CBSE Class 12th Mathematics Chapter 8 - Applications of the Integrals Important Questions with Answers

You should focus on solving CBSE Class 12th Mathematics Chapter 8: Applications of the Integrals important questions, especially to help you score high marks. By solving CBSE Class 12th Mathematics 8 questions, you will be solving exam-oriented questions only.

Never Miss an Exam Update

The chapter Applications of the Integrals in CBSE Class 12 Mathematics plays a crucial role in understanding how integration is applied in real-world problems. The chapter develops basic integration principles to showcase their use in area calculations beneath curves as well as region area calculations and advanced volume determination. Effective mastery of this subject serves students before their board examinations because it prepares them for future calculus admissions and engineering and mathematical study pathways. Students can achieve effective preparation through this page which delivers complete essential questions and solutions about Applications of the Integrals.

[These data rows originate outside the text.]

+  if (wg == 0) {
+    setmaxnreg_dec<40>();
+    if (warp == 0 && elect_one()) {
+      pdl_wait();
+      const int hk = h / p.group;
+      mbar_expect_tx(q_bar, kWgTile);
+      tma_load_4d(sQ, &tmq, q_bar, p.q_col + h * 64, 0, q0, b);
+      for (int j = 0; j < n_tiles; ++j) {
+        const int st = j % kWgStages;
+        mbar_wait(&empty_bar[st], ((j / kWgStages) & 1) ^ 1);
+        mbar_expect_tx(&full_bar[st], 2 * kWgTile);
+        tma_load_4d(sK + st * kWgTile, &tmk, &full_bar[st], p.k_col + hk * 64, 0, j * kWgK, b);
+        tma_load_4d(sV + st * kWgTile, &tmv, &full_bar[st], p.v_col + hk * 64, 0, j * kWgK, b);
+      }
+    }
+  } else {
+    setmaxnreg_inc<232>();
+    pdl_wait();
+    const int cw = wg - 1;
+    const bool active = q0 + 64 * cw < p.Nq;
+    const uint32_t q_addr = smem_u32(sQ) + cw * 64 * 128;
+    const int rem = p.Nk - (n_tiles - 1) * kWgK;
+    const int w_last = (rem + 15) & ~15;
+    const int key_lane = 2 * (lane & 3);
+
+    if (!active) {
+      if (cw == 1) named_bar_arrive(kBarTurn, 256);
+      for (int j = 0; j <= n_tiles; ++j) {
+        named_bar_sync(kBarTurn + cw, 256);
+        if (cw == 0 || j < n_tiles) named_bar_arrive(kBarTurn + (cw ^ 1), 256);
+        if (j > 0 && (threadIdx.x & 127) == 0) mbar_arrive(&empty_bar[(j - 1) % kWgStages]);
+      }
+      return;
+    }
+
+    float s[64], o[32];
+    uint32_t pf[8][4];
+    float m[2] = {-1e30f, -1e30f}, l[2] = {0.f, 0.f}, alpha[2];
+#pragma unroll
+    for (int i = 0; i < 64; ++i) s[i] = 0.f;
+#pragma unroll
+    for (int i = 0; i < 32; ++i) o[i] = 0.f;
+
+    auto issue_pv = [&](int j, int w) {
+      const uint32_t v_addr = smem_u32(sV + (j % kWgStages) * kWgTile);
+#pragma unroll
+      for (int kk = 0; kk < 8; ++kk)
+        if (16 * kk < w) wgmma_rs_tb<64, BF16>(o, pf[kk], make_desc_mnmajor_sw128(v_addr + 2048 * kk), 1u);
+    };
+    auto retire_pv = [&](int j) {
+      wgmma_wait<0>(o);
+#pragma unroll
+      for (int kk = 0; kk < 8; ++kk) wgmma_fence_regs(pf[kk]);
+      if ((threadIdx.x & 127) == 0) mbar_arrive(&empty_bar[j % kWgStages]);
+    };
+    auto rescale_and_pack = [&](int w) {
+#pragma unroll
+      for (int g = 0; g < 8; ++g) {
+        o[4 * g] *= alpha[0];
+        o[4 * g + 1] *= alpha[0];
+        o[4 * g + 2] *= alpha[1];
+        o[4 * g + 3] *= alpha[1];
+      }
+#pragma unroll
+      for (int kk = 0; kk < 8; ++kk) {
+        if (16 * kk >= w) break;
+        pf[kk][0] = Op16<BF16>::pack(s[8 * kk], s[8 * kk + 1]);
+        pf[kk][1] = Op16<BF16>::pack(s[8 * kk + 2], s[8 * kk + 3]);
+        pf[kk][2] = Op16<BF16>::pack(s[8 * kk + 4], s[8 * kk + 5]);
+        pf[kk][3] = Op16<BF16>::pack(s[8 * kk + 6], s[8 * kk + 7]);
+      }
+    };
+    auto full_turn = [&](int j, auto prevc) {
+      constexpr bool PREV = decltype(prevc)::value;
+      mbar_wait(&full_bar[j % kWgStages], (j / kWgStages) & 1);
+      named_bar_sync(kBarTurn + cw, 256);
+      wgmma_fence();
+      issue_qk<kWgK, BF16>(s, q_addr, smem_u32(sK + (j % kWgStages) * kWgTile));
+      wgmma_commit();
+      if constexpr (PREV) {
+        issue_pv(j - 1, kWgK);
+        wgmma_commit();
+      }
+      named_bar_arrive(kBarTurn + (cw ^ 1), 256);
+      if constexpr (PREV) wgmma_wait<1>(s);
+      else wgmma_wait<0>(s);
+      softmax_tile<false>(s, m, l, alpha, p.scale_log2, kWgK, j * kWgK + key_lane, p.Nk);
+      if constexpr (PREV) retire_pv(j - 1);
+      rescale_and_pack(kWgK);
+    };
+    auto last_turns = [&](auto wc, auto prevc) {
+      constexpr int W = decltype(wc)::value;
+      constexpr bool PREV = decltype(prevc)::value;
+      const int j = n_tiles - 1;
+      mbar_wait(&full_bar[j % kWgStages], (j / kWgStages) & 1);
+      named_bar_sync(kBarTurn + cw, 256);
+      wgmma_fence();
+      issue_qk<W, BF16>(s, q_addr, smem_u32(sK + (j % kWgStages) * kWgTile));
+      wgmma_commit();
+      if constexpr (PREV) {
+        issue_pv(j - 1, kWgK);
+        wgmma_commit();
+      }
+      named_bar_arrive(kBarTurn + (cw ^ 1), 256);
+      if constexpr (PREV) wgmma_wait<1>(s);
+      else wgmma_wait<0>(s);
+      softmax_tile<true>(s, m, l, alpha, p.scale_log2, W, j * kWgK + key_lane, p.Nk);
+      if constexpr (PREV) retire_pv(j - 1);
+      rescale_and_pack(W);
+      named_bar_sync(kBarTurn + cw, 256);
+      wgmma_fence();
+      issue_pv(j, W);
+      wgmma_commit();
+      if (cw == 0) named_bar_arrive(kBarTurn + 1, 256);
+      retire_pv(j);
+    };
+    auto last_turns_w = [&](auto prevc) {
+      switch (w_last) {
+        case 16: last_turns(std::integral_constant<int, 16>{}, prevc); break;
+        case 32: last_turns(std::integral_constant<int, 32>{}, prevc); break;
+        case 48: last_turns(std::integral_constant<int, 48>{}, prevc); break;
+        case 64: last_turns(std::integral_constant<int, 64>{}, prevc); break;
+        case 80: last_turns(std::integral_constant<int, 80>{}, prevc); break;
+        case 96: last_turns(std::integral_constant<int, 96>{}, prevc); break;
+        case 112: last_turns(std::integral_constant<int, 112>{}, prevc); break;
+        default: last_turns(std::integral_constant<int, 128>{}, prevc); break;
+      }
+    };
+
+    mbar_wait(q_bar, 0);
+    if (cw == 1) named_bar_arrive(kBarTurn, 256);
+    if (n_tiles == 1) {
+      last_turns_w(std::false_type{});
+    } else {
+      full_turn(0, std::false_type{});
+      for (int j = 1; j < n_tiles - 1; ++j) full_turn(j, std::true_type{});
+      last_turns_w(std::true_type{});
+    }
+
+    float inv[2];
+#pragma unroll
+    for (int i = 0; i < 2; ++i) {
+      l[i] += __shfl_xor_sync(0xffffffffu, l[i], 1);
+      l[i] += __shfl_xor_sync(0xffffffffu, l[i], 2);
+      inv[i] = 1.f / l[i];
+    }
+    uint16_t* so = reinterpret_cast<uint16_t*>(sQ + cw * 64 * 128);
+    const int wq = warp & 3;
+    const int rr = 16 * wq + (lane >> 2);
+#pragma unroll
+    for (int g = 0; g < 8; ++g) {
+      *reinterpret_cast<uint32_t*>(so + swz<64>(rr, g) + key_lane) = Op16<BF16>::pack(o[4 * g] * inv[0], o[4 * g + 1] * inv[0]);
+      *reinterpret_cast<uint32_t*>(so + swz<64>(rr + 8, g) + key_lane) =
+          Op16<BF16>::pack(o[4 * g + 2] * inv[1], o[4 * g + 3] * inv[1]);
+    }
+    __syncwarp();
+    uint16_t* ob = p.o + b * p.o_bs + h * 64;
+#pragma unroll
+    for (int i = 0; i < 4; ++i) {
+      const int idx = lane + 32 * i;
+      const int r = 16 * wq + (idx >> 3), c = idx & 7;
+      const int row = q0 + 64 * cw + r;
+      if (row < p.Nq)
+        *reinterpret_cast<uint4*>(ob + static_cast<int64_t>(row) * p.ldo + c * 8) =
+            *reinterpret_cast<const uint4*>(so + swz<64>(r, c));
+    }
+  }
+}
+
 }
 
 int launch_attention_tc(const void* q, const void* k, const void* v, void* o, int64_t ldq, int64_t ldk, int64_t ldv,
                         int64_t ldo, int64_t q_bs, int64_t k_bs, int64_t v_bs, int64_t o_bs, int q_cols, int k_cols,
                         int v_cols, int q_col, int k_col, int v_col, int batch, int H, int H_kv, int Nq, int Nk,
-                        int head_dim, bool bf16, cudaStream_t stream) {
+                        int head_dim, bool bf16, cudaStream_t stream, const CUtensorMap* tmq, const CUtensorMap* tmk,
+                        const CUtensorMap* tmv) {
   SATB_REQUIRE(head_dim == 32 || head_dim == 64 || head_dim == 96 || head_dim == 128,
                "attention head dim must be 32, 64, 96 or 128");
   SATB_REQUIRE(H >= 1 && H_kv >= 1, "attention needs at least one head");
@@ -265,6 +526,28 @@
   a.q_col = q_col; a.k_col = k_col; a.v_col = v_col;
   a.Nq = Nq; a.Nk = Nk; a.group = H / H_kv;
   a.scale_log2 = (1.0f / sqrtf(static_cast<float>(head_dim))) * 1.4426950408889634f;
+  if (head_dim == 64) {
+    CUtensorMap mq, mk, mv;
+    if (!tmq) SATB_PROPAGATE(make_tmap_a(&mq, q, q_cols, Nq, batch, ldq, q_bs));
+    if (!tmk) SATB_PROPAGATE(make_tmap_a(&mk, k, k_cols, Nk, batch, ldk, k_bs));
+    if (!tmv) SATB_PROPAGATE(make_tmap_a(&mv, v, v_cols, Nk, batch, ldv, v_bs));
+    AttnWgArgs w;
+    w.o = a.o; w.ldo = ldo; w.o_bs = o_bs;
+    w.q_col = q_col; w.k_col = k_col; w.v_col = v_col;
+    w.Nq = Nq; w.Nk = Nk; w.group = a.group;
+    w.scale_log2 = a.scale_log2;
+    const dim3 grid(ceil_div(Nq, kWgQ), H, batch);
+    SATB_REQUIRE(grid.y <= 65535 && grid.z <= 65535, "attention grid too large");
+    auto kern = bf16 ? attn_wgmma_kernel<true> : attn_wgmma_kernel<false>;
+    static PerDeviceOnce once_wg[2];
+    if (once_wg[bf16 ? 1 : 0].first())
+      SATB_CHECK_CUDA(cudaFuncSetAttribute(kern, cudaFuncAttributeMaxDynamicSharedMemorySize, kWgSmem));
+    SATB_CHECK_CUDA(launch_pdl(kern, grid, dim3(kWgThreads), kWgSmem, stream, tmq ? *tmq : mq, tmk ? *tmk : mk,
+                               tmv ? *tmv : mv, w));
+    count_launch();
+    SATB_CHECK_CUDA(cudaGetLastError());
+    return 0;
+  }
   const dim3 grid(ceil_div(Nq, kQ), H, batch);
   SATB_REQUIRE(grid.y <= 65535 && grid.z <= 65535, "attention grid too large");
   auto go = [&](auto kern, int smem, PerDeviceOnce& once) -> int {
@@ -276,7 +559,6 @@
   PerDeviceOnce& on = once[head_dim / 32 - 1][bf16 ? 1 : 0];
   switch (head_dim) {
     case 32: SATB_PROPAGATE(bf16 ? go(attn_kernel<32, true>, attn_smem<32>(), on) : go(attn_kernel<32, false>, attn_smem<32>(), on)); break;
-    case 64: SATB_PROPAGATE(bf16 ? go(attn_kernel<64, true>, attn_smem<64>(), on) : go(attn_kernel<64, false>, attn_smem<64>(), on)); break;
     case 96: SATB_PROPAGATE(bf16 ? go(attn_kernel<96, true>, attn_smem<96>(), on) : go(attn_kernel<96, false>, attn_smem<96>(), on)); break;
     default: SATB_PROPAGATE(bf16 ? go(attn_kernel<128, true>, attn_smem<128>(), on) : go(attn_kernel<128, false>, attn_smem<128>(), on)); break;
   }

The set of questions explores every topic from Chapter 7 starting with finding areas between two curves while also addressing definite integrals and their corresponding geometric interpretations. Diverse questions in this material allow students to reinforce their understanding while developing efficient problem-solving abilities. Students who solve these vital questions find improvement in their analytical abilities and develop better knowledge of integral usage. Students will find various types of questions in this resource including short and long-answer problems along with CBSE-aligned test-oriented problems. The solutions provide students with each step needed to correctly solve application problems that require integration.

The important questions in this document will help students prepare for board examinations and competitive tests. Knowledge of Applications of the Integrals will lead to better examination results and prepare students to handle advanced mathematical problems with confidence. Prepare thoroughly with the most important questions of CBSE Class 12th Mathematics Chapter 8 - Applications of the Integrals. You can first cover the CBSE Class 12th Mathematics syllabus to understand the key topics and then start solving the CBSE Class 12th Mathematics Chapter 8 - Applications of the Integrals Important Question to get a better understanding of your preparation level. Start practicing now.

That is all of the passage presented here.